Leg Ulcers

In venous leg ulcers, the incompetency of venous valves means there may be backflow in the veins of the lower leg which results in venous hypertension. This can cause fluid to accumulate in the tissues, developing oedema.

Brown haemosiderin staining is caused by the breakdown of red blood cells which become trapped in the skin. Induration occurs from fibrosis of the subcutaneous layer which may result in a classic ‘champagne leg’. Other venous symptoms are varicose eczema, oedema, ankle flare (distended veins in medial ankle area) pain (with relief on elevating the limb), varicose veins, ulcers in gaiter or malleolus regions.

Risk factors of venous ulceration are: DVT, varicose veins, swollen oedematous legs, multiple pregnancies, lower leg fracture, thrombophlebitis, previous leg ulceration, previous vascular or orthopaedic surgery.

Arterial signs include: reduced or absent pedal pulses, history of intermittent claudication, reduced ABPI, deep punched out ulcers on toes, heels or foot, necrosis or gangrene, loss of hair to the limb, shiny, pale hairless skin on shin, dusky coloured foot, cool to touch, thickened toe nails, pain in feet and blanching when elevated, delayed capillary refill.

Risk factors for arterial ulcers include ischaemic heart disease, smoking, hypertension, diabetes mellitus, TIA/CVA, MI or angina, rheumatoid arthritis or previous arterial surgery.

Compression bandaging used in treatment of venous leg ulcers is designed to aid venous return. Laplace’s law is that the pressure applied to the limb is determined by the width of the bandage, the degree of overlap and degree and technique of stretch applied (usually both 50%) but this is dependent on the ankle being smaller than the calf. Shortstretch bandaging is different in that it is applied at 100% stretch.

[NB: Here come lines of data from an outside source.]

__global__ __launch_bounds__(kNumberThreads) void k_number(int n, const int32_t* __restrict__ roots,
                                                           const int32_t* __restrict__ roots_cnt,
                                                           int* __restrict__ min_orig,
                                                           uint32_t* __restrict__ bits ,
                                                           int32_t* __restrict__ wpre ,
                                                           int32_t* __restrict__ done ,
                                                           const GridPlan* __restrict__ plan,
    unsigned long long* __restrict__ st ) {
  stamped(st, [&] {
  if (!plan->ok) return;
  const int R = *roots_cnt;
  const int t = threadIdx.x;
  if (R <= kRankCap) {
    if (blockIdx.x != 0) return;
    __shared__ unsigned long long key[kRankCap];
    int P = 2;
    while (P < R) P <<= 1;
    for (int i = t; i < P; i += kNumberThreads) {
      unsigned long long k = ~0ull;
      if (i < R) {
        const int r = roots[i];
        k = (static_cast<unsigned long long>(min_orig[r]) << 32) | static_cast<uint32_t>(r);
      }
      key[i] = k;
    }
    __syncthreads();
    for (int k = 2; k <= P; k <<= 1)
      for (int j = k >> 1; j > 0; j >>= 1) {
        for (int i = t; i < P; i += kNumberThreads) {
          const int l = i ^ j;
          if (l > i) {
            const unsigned long long a = key[i], b = key[l];
            if ((a > b) == ((i & k) == 0)) {
              key[i] = b;
              key[l] = a;
            }
          }
        }
        __syncthreads();
      }
    for (int i = t; i < R; i += kNumberThreads) min_orig[static_cast<uint32_t>(key[i])] = i;
    return;
  }
  for (int i = blockIdx.x * kNumberThreads + t; i < R; i += gridDim.x * kNumberThreads) {
    const int v = min_orig[roots[i]];
    __hip_atomic_fetch_or(bits + (v >> 5), 1u << (v & 31), __ATOMIC_RELAXED, __HIP_MEMORY_SCOPE_AGENT);
  }
  __shared__ int last;
  __threadfence();
  __syncthreads();
  if (t == 0) last = atomicAdd(done, 1) == int(gridDim.x) - 1;
  __syncthreads();
  if (!last) return;
  __threadfence();
  __shared__ int wsum[kNumberThreads / 64];
  const int lane = t & 63, wv = t >> 6;
  const int nw = n / 32 + 1;
  int carry = 0;
  for (int w0 = 0; w0 < nw; w0 += 16 * kNumberThreads) {
    const int i0 = w0 + 16 * t;
    int cnt[16], sum = 0;
#pragma unroll
    for (int k = 0; k < 16; ++k) {
      cnt[k] = i0 + k < nw ? __popc(__hip_atomic_load(bits + i0 + k, __ATOMIC_RELAXED, __HIP_MEMORY_SCOPE_AGENT)) : 0;
      sum += cnt[k];
    }
    int incl = sum;
#pragma unroll
    for (int off = 1; off < 64; off <<= 1) {
      const int o = __shfl_up(incl, off, 64);
      if (lane >= off) incl += o;
    }
    if (lane == 63) wsum[wv] = incl;
    __syncthreads();
    int before = carry, total = 0;
    for (int k = 0; k < kNumberThreads / 64; ++k) {
      before += k < wv ? wsum[k] : 0;
      total += wsum[k];
    }
    int run = before + incl - sum;
#pragma unroll
    for (int k = 0; k < 16; ++k)
      if (i0 + k < nw) {
        wpre[i0 + k] = run;
        run += cnt[k];
      }
    carry += total;
    __syncthreads();
  }
  });
}
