struct ResetArgs : WorldArgs {
  const uint8_t* mask;
  const int32_t* pool_index;
  const float *px, *py, *ph, *pv, *pvx, *pvy;
  GoalArgs goal;
  float *wheel_f, *wheel_r;
  const float *pool_wf, *pool_wr;
  float* last_accel;
  int n_pool;
  uint8_t* agent_type_id;
  uint8_t* agent_retired;
  GoalArgs agent;
  int agent_q;
};

__global__ void t2d_reset_kernel(const __grid_constant__ ResetArgs A) {
  const long long total = (long long)A.N * A.M;
  for (long long i = (long long)blockIdx.x * blockDim.x + threadIdx.x; i < total; i += (long long)gridDim.x * blockDim.x) {
    const int n = (int)(i / A.M), m = (int)(i - (long long)n * A.M);
    if (!A.mask[n]) continue;
    int r = A.pool_index ? A.pool_index[n] : n;
    r = min(max(r, 0), A.n_pool - 1);
    const long long s = (long long)r * A.M + m;
    A.x[i] = A.px[s]; A.y[i] = A.py[s]; A.h[i] = A.ph[s]; A.v[i] = A.pv[s];
    A.vx[i] = A.pvx ? A.pvx[s] : A.pv[s] * cosf(A.ph[s]);
    A.vy[i] = A.pvy ? A.pvy[s] : A.pv[s] * sinf(A.ph[s]);
    if (A.agent_type_id != nullptr) {
      const uint8_t rt = A.agent_retired[i];
      if (rt != 0xff) { A.agent_type_id[i] = rt; A.agent_retired[i] = 0xff; }
      for (int q = m; q < A.agent_q; q += A.M) {
        A.agent.last_pose[4 * ((long long)n * A.agent_q + q) + 3] = 0.0f;
        A.agent.noact_count[(long long)n * A.agent_q + q] = 0;
      }
    }
    if (A.wheel_f != nullptr) {
      float wf = 0.0f, wr = 0.0f;
      if (A.pool_wf != nullptr) {
        wf = A.pool_wf[s]; wr = A.pool_wr[s];
      } else {
        const int tid = A.type_id[i];
        if (tid < A.n_types && A.table[tid].model() == MODEL_DRIFT) wf = wr = A.pv[s] / A.table[tid].wheel_radius;
      }
      A.wheel_f[i] = wf; A.wheel_r[i] = wr;
    }
    if (A.last_accel != nullptr) A.last_accel[i] = 0.0f;
    if (m == 0) {
      A.step_count[n] = 0;
      if (A.goal.last_pose) A.goal.last_pose[4 * (long long)n + 3] = 0.0f;
      if (A.goal.noact_count) A.goal.noact_count[n] = 0;
    }
  }
}

struct EnvArgs : WorldArgs {
  const uint8_t* flags;
  const uint8_t* status;
  const float* iou;
  const float* target;
  float* max_iou;
  float* min_dist;
  float* reward;
  uint8_t *terminated, *truncated, *done;
  uint8_t* traffic_status;
  int max_step, reset_trackers;
};

__device__ __noinline__ float reward_chain(int st, int ts, int step_count, int max_step, float iou, float* max_iou,
                                           const float* target, float* min_dist, float x, float y) {
  float r;
  if (ts == 3 || ts == 4) r = -5.0f;
  else if (st == T2D_STATUS_TIME_EXCEEDED || st == T2D_STATUS_NO_ACTION) r = -1.0f;
  else if (st == T2D_STATUS_OUT_BOUND) r = -5.0f;
  else if (st == T2D_STATUS_COMPLETED) r = 5.0f;
  else {
    r = max_step > 0 ? -tanhf((float)step_count / (float)max_step) * 0.001f : 0.0f;
    if (max_iou != nullptr) {
      const float best = *max_iou;
      r += (best == -INFINITY) ? iou : iou - best;
// ... 1404 lines not shown

static int launch_replay(t2d_ctx* c, void* stream, int first, int count, int offset, const uint8_t* mask, const int32_t* pool_index) {
  const DeviceLog& g = *c->log;
  if (g.type_id != c->type_id) return fail(T2D_E_STATE, "state rebound after t2d_set_log: call t2d_set_log again");
  const size_t p0 = (size_t)first * c->M;
  ReplayArgs R{};
  R.x = c->x + p0; R.y = c->y + p0; R.h = c->h + p0; R.v = c->v + p0; R.vx = c->vx + p0; R.vy = c->vy + p0;
  R.type_id = g.type_id + p0;
  R.step_count = c->step_count + first;
  R.log_row = g.row + first;
  R.mask = mask ? mask + first : nullptr;
  R.pool_index = pool_index ? pool_index + first : nullptr;
  R.log_row_out = mask ? g.row + first : nullptr;
  R.tracks = g.tracks.get(); R.track_type = g.track_type.get(); R.rec = g.rec.get();
  R.t0 = g.t0.get(); R.slot_off = g.slot_off.get(); R.entries = g.entries.get(); R.slot_track1 = g.slot_track1.get();
  R.track_out = g.track_out ? g.track_out + p0 : nullptr;
  R.N = count; R.M = c->M; R.n_rows = g.n_rows; R.offset = offset; R.interval_ms = c->cfg.interval_ms;
  t2d_replay_kernel<<<capped_grid((long long)count * c->M, 256, c->sm_count, 8), 256, 0, (cudaStream_t)stream>>>(R);
  return launched();
}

  • 80% of leg ulcers are venous
  • Venous ulcers are caused by chronic venous insufficiency; pooling in the leg leads to venous congestion, leading to fluid being forced out of the vessel and into the surrounding tissues as oedema.
  • Erythrocytes leaking through into the tissue can stain the leg, a symptom of chronic venous disease.
  • Oedema can also be caused or exacerbated by renal or cardiac conditions, and therefore their involvement needs to be ascertained as part of care planning.